Akhirnya mereka menjadi raja di Ellang Mangenre, Bonglangi, Bontona Barua, Carimba, Lante Amuru dan Tassese. Dalam perjalanannya, masing-masing diamanahkan untuk membentuk dua gella. Dengan demikian maka terciptalah 12 gella baru yakni Bulu, Biccu, Salohe, Tanete, Maroanging, Anakarung, Munte, Siung, Sulewatang bulo, Sulewatang salohe, Satengnga, Pangepena Satengna. Setelah saudaranya telah menjadi raja, saudara tertuanya yang tinggal di Karampuang pun lenyap dan meninggalkan sebuah benda. Kelak benda inilah yang dijadikan sebagai arajang dan sampai saat ini disimpan di rumah adat. Sedangkan untuk menghormati to manurung tertua ini, maka rumah adatnya, semuanya dilambangkan dengan simbol perempuan. 

Struktur Lembaga Adat Karampuang
Sebagai suatu komunitas tradisional, tentunya kehadiran pemimpin sangat dibutuhkan sebagai tokoh yang mampu mengayomi warganya dalam melaksanakan aktivitasnya. Dalam tradisi Karampuang, kepemimpinan diserahkan kepada empat tokoh adat dengan peran yang berbeda-beda. Keempatnya adalah Arung, Ade, Sanro dan Guru. Arung, Ade dan Guru harus dijabat oleh laki- laki, sedangkan Sanro haruslah dijabat oleh perempuan. Keempatnya digambarkan dengan api tettong arung, tana tudang ade, anging rekko sanro serta wae suju guru (empat unsur kehidupan yakni api, tanah, udara dan air). Perpaduan keempat tokoh ini digambarkan sebagai Eppa alliri tetteppona hanuae. Dalam menjalankan aktivitasnya mereka harus tetap kompak dan memutuskan segala persoalan atas kesepakatan bersama. Selain itu, segala keputusan yang telah ditetapkan harus dijaga dan tidak dibolehkan untuk mengubahnya lagi dan diungkapkan dengan kata teppu batu tenrilesang. Akhirnya dipertegas lagi dengan kata-kata de’na lura bicara. Karena posisinya sebagai ade eppa, maka mereka bahu membahu mempertahankan segala tradisi leluhur yang merupakan warisan sekaligus amanah dari To Manurung.

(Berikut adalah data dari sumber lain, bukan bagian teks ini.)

const char *moka_version(void);
int  moka_ctx_create(int device, moka_ctx **out);
void moka_ctx_destroy(moka_ctx *ctx);
const char *moka_last_error(const moka_ctx *ctx);
int  moka_sync(moka_ctx *ctx);
int  moka_timer_start(moka_ctx *ctx);
int  moka_timer_stop(moka_ctx *ctx, float *elapsed_ms);

int  moka_plan_create(const moka_mesh_desc *desc, moka_plan **out);
void moka_plan_destroy(moka_plan *plan);
int  moka_plan_info(const moka_plan *plan, moka_mesh_info *info);
int  moka_plan_permutation(const moka_plan *plan, int kind, int32_t *new_to_old);
int  moka_plan_patch_ranges(const moka_plan *plan, int32_t *cellStart, int32_t *edgeStart, int32_t *vertexStart);
int  moka_plan_class_ranges(const moka_plan *plan, int32_t capacity, int32_t *nClasses, int32_t *patchStart,
                            int32_t *cellStart, int32_t *edgeStart);

enum {
    MOKA_PA_EOC = 0, MOKA_PA_COC, MOKA_PA_MLTC, MOKA_PA_SDV, MOKA_PA_INVAREA, MOKA_PA_AREACELL, MOKA_PA_RSUM,
    MOKA_PA_EHDR, MOKA_PA_EOE, MOKA_PA_WOE, MOKA_PA_GINVDC, MOKA_PA_DCEDGE, MOKA_PA_DVEDGE, MOKA_PA_FEDGE,
    MOKA_PA_EOV, MOKA_PA_CV, MOKA_PA_HALO_START, MOKA_PA_HALO_EDGE, MOKA_PA_LEOC, MOKA_PA_LEOE,
    MOKA_PA_CREC, MOKA_PA_EREC, MOKA_PA_FEOE, MOKA_PA_PVSTART, MOKA_PA_PVLIST, MOKA_PA_LVOE
};
int  moka_plan_array(const moka_plan *plan, int which, const void **data, int64_t *count);

int  moka_mesh_create(moka_ctx *ctx, const moka_mesh_desc *desc, moka_mesh **out);
void moka_mesh_destroy(moka_mesh *mesh);
int  moka_mesh_info_get(const moka_mesh *mesh, moka_mesh_info *info);

int moka_gradient_on_edge(moka_mesh *mesh, const double *scalarCell, double *gradEdge);
int moka_divergence_on_cell(moka_mesh *mesh, const double *vecEdge, double *tempEdge, double *divCell);
int moka_curl_on_vertex(moka_mesh *mesh, const double *vecEdge, double *curlVertex);
int moka_interpolate_cell2edge(moka_mesh *mesh, const double *cellValue, double *edgeValue, int nlev);

int moka_gradient_on_edge_vjp(moka_mesh *mesh, double *dGradEdge , double *dScalarCell );
int moka_gradient_on_edge_jvp(moka_mesh *mesh, const double *dScalarCell, double *dGradEdge);
int moka_divergence_on_cell_vjp(moka_mesh *mesh, double *dDivCell , double *dVecEdge ,
                                double *dTempEdge );
int moka_divergence_on_cell_jvp(moka_mesh *mesh, const double *dVecEdge, double *dTempEdge , double *dDivCell);
int moka_curl_on_vertex_vjp(moka_mesh *mesh, const double *dCurlVertex, double *dVecEdge );
int moka_curl_on_vertex_jvp(moka_mesh *mesh, const double *dVecEdge, double *dCurlVertex );

int  moka_state_create(moka_ctx *ctx, moka_mesh *mesh, moka_state **out);
void moka_state_destroy(moka_state *st);
int  moka_state_upload(moka_state *st, int field, int time_level, const double *host);
int  moka_state_download(moka_state *st, int field, int time_level, double *host);

int  moka_state_download_rows(moka_state *st, int field, int time_level, int64_t nRows, const int32_t *rows, double *host);

int  moka_state_array_address(moka_state *st, int field, int time_level, uint64_t *address);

Namun demikian, sebagai anggota masyarakat dan merupakan bagian dari orang banyak, mereka sekaligus menduduki jabatan yakni sebagai tomatoa, gella, sanro, dan guru. Bagi pengangkat adat, telah digariskan bahwa tomatoa, gella, guru harus dijabat oleh laki-laki sedangkan sanro haruslah perempuan. Dalam menjalankan aktivitasnya sebagai pemimpin masyarakat, maka keempatnya mempunyai pendamping atau pembantu yang disebut dengan bali tudangeng. Arung dalam menjalankan fungsinya sebagai to matoa didampingi oleh seorang ana malolo, yakni sebagai pabbicara dan juga merupakan putra mahkota atau pattola. Kedudukan sebagai pattola ini bukanlah mutlak untuk menjadi pengganti dari arung, tetapi hanya sebagai juru bicara dari arung. Ana malolo tadi tidak mutlak anak dari arung. Tokoh adat lainnya adalah gella. Dalam menjalankan tugasnya, gella dibantu pula oleh seorang ana malolo yang fungsinya sebagai pabbicara. Selain itu, masih dibantu lagi oleh beberapa orang sebagai suro dan pabbilang, yakni ahli dalam bidang- bidang tertentu. Sedangkan sanro dibantu oleh pinati, pappajo, paggenrang dll. Sedangkan guru dibantu oleh katte, bilala dan doja. Selain fungsi sosial, keempatnya diikat lagi oleh fungsi religi yang diungkapkan dengan Mappogau Hanuai Arungnge, Mabbissa Lompoi Gellae, Makkaharui Sanroe, Mattula balai gurue. Dengan demikian, maka keempatnya menjadi pemimpin lagi dalam urusan-urusan ritual. Sebagai contoh pada pelaksanaan pesta adat mappogau hanua, yang menjadi penanggung jawab adalah arung, upacara memulai tanam dan panen dipimpin oleh gella. Upacara-upacara adat kecil seperti mappalesso ase, mabbali sumange dipimpin oleh sanro. Sedangkan maulu dan miraje dipimpin oleh guru.

Mappugau Hanua
Untuk memudahkan menjalankan aktivitasnya, tersedia dua rumah adat yang berfungsi sebagai istana, yaitu to matoa dan sanro harus menempati rumah adat. To matoa dan gella menempati rumah adat gella. Guru dan ana malolo juga mempunyai kamar tersendiri dirumah adat. Hal yang menarik adalah kepemimpinan tradisisonal ini adalah karena apabila salah seorang dari mereka meninggal dunia maka dia tidak boleh dimakamkan sebelum ada penggantinya dan diterima oleh warga atau diungkapkan dengan, engkapa nasappei bajunna atau nanti setelah ada pengganti yang akan mengenakan baju kebesarannya. Dalam menunjuk calon pengganti dari yang meninggal, telah digariskan dengan tegas oleh adat bahwa penggantinya tidak mutlak anak dari tokoh adat yang meninggal, walaupun sangat diharapkan oleh warga dengan ungkapan, teppa raungna ajukkajue, tapi berdasarkan kriteria dan syarat-syarat tertentu, maka keinginan itu bisa saja menjadi lain. Syarat untuk dipilih menjadi pengganti antara lain: mabbali pangngara (telah menikah), deggaga salanna (tidak pernah membuat kesalahan yang merugikan), de’na makkara-kara (tidak sedang berperkara), maummuru (sekitar 35 tahun), paisseng ri adena (paham dengan adat), paisseng ri gau (memahami norma-norma), nacoe (berwibawa) dan mappalece (membujuk). 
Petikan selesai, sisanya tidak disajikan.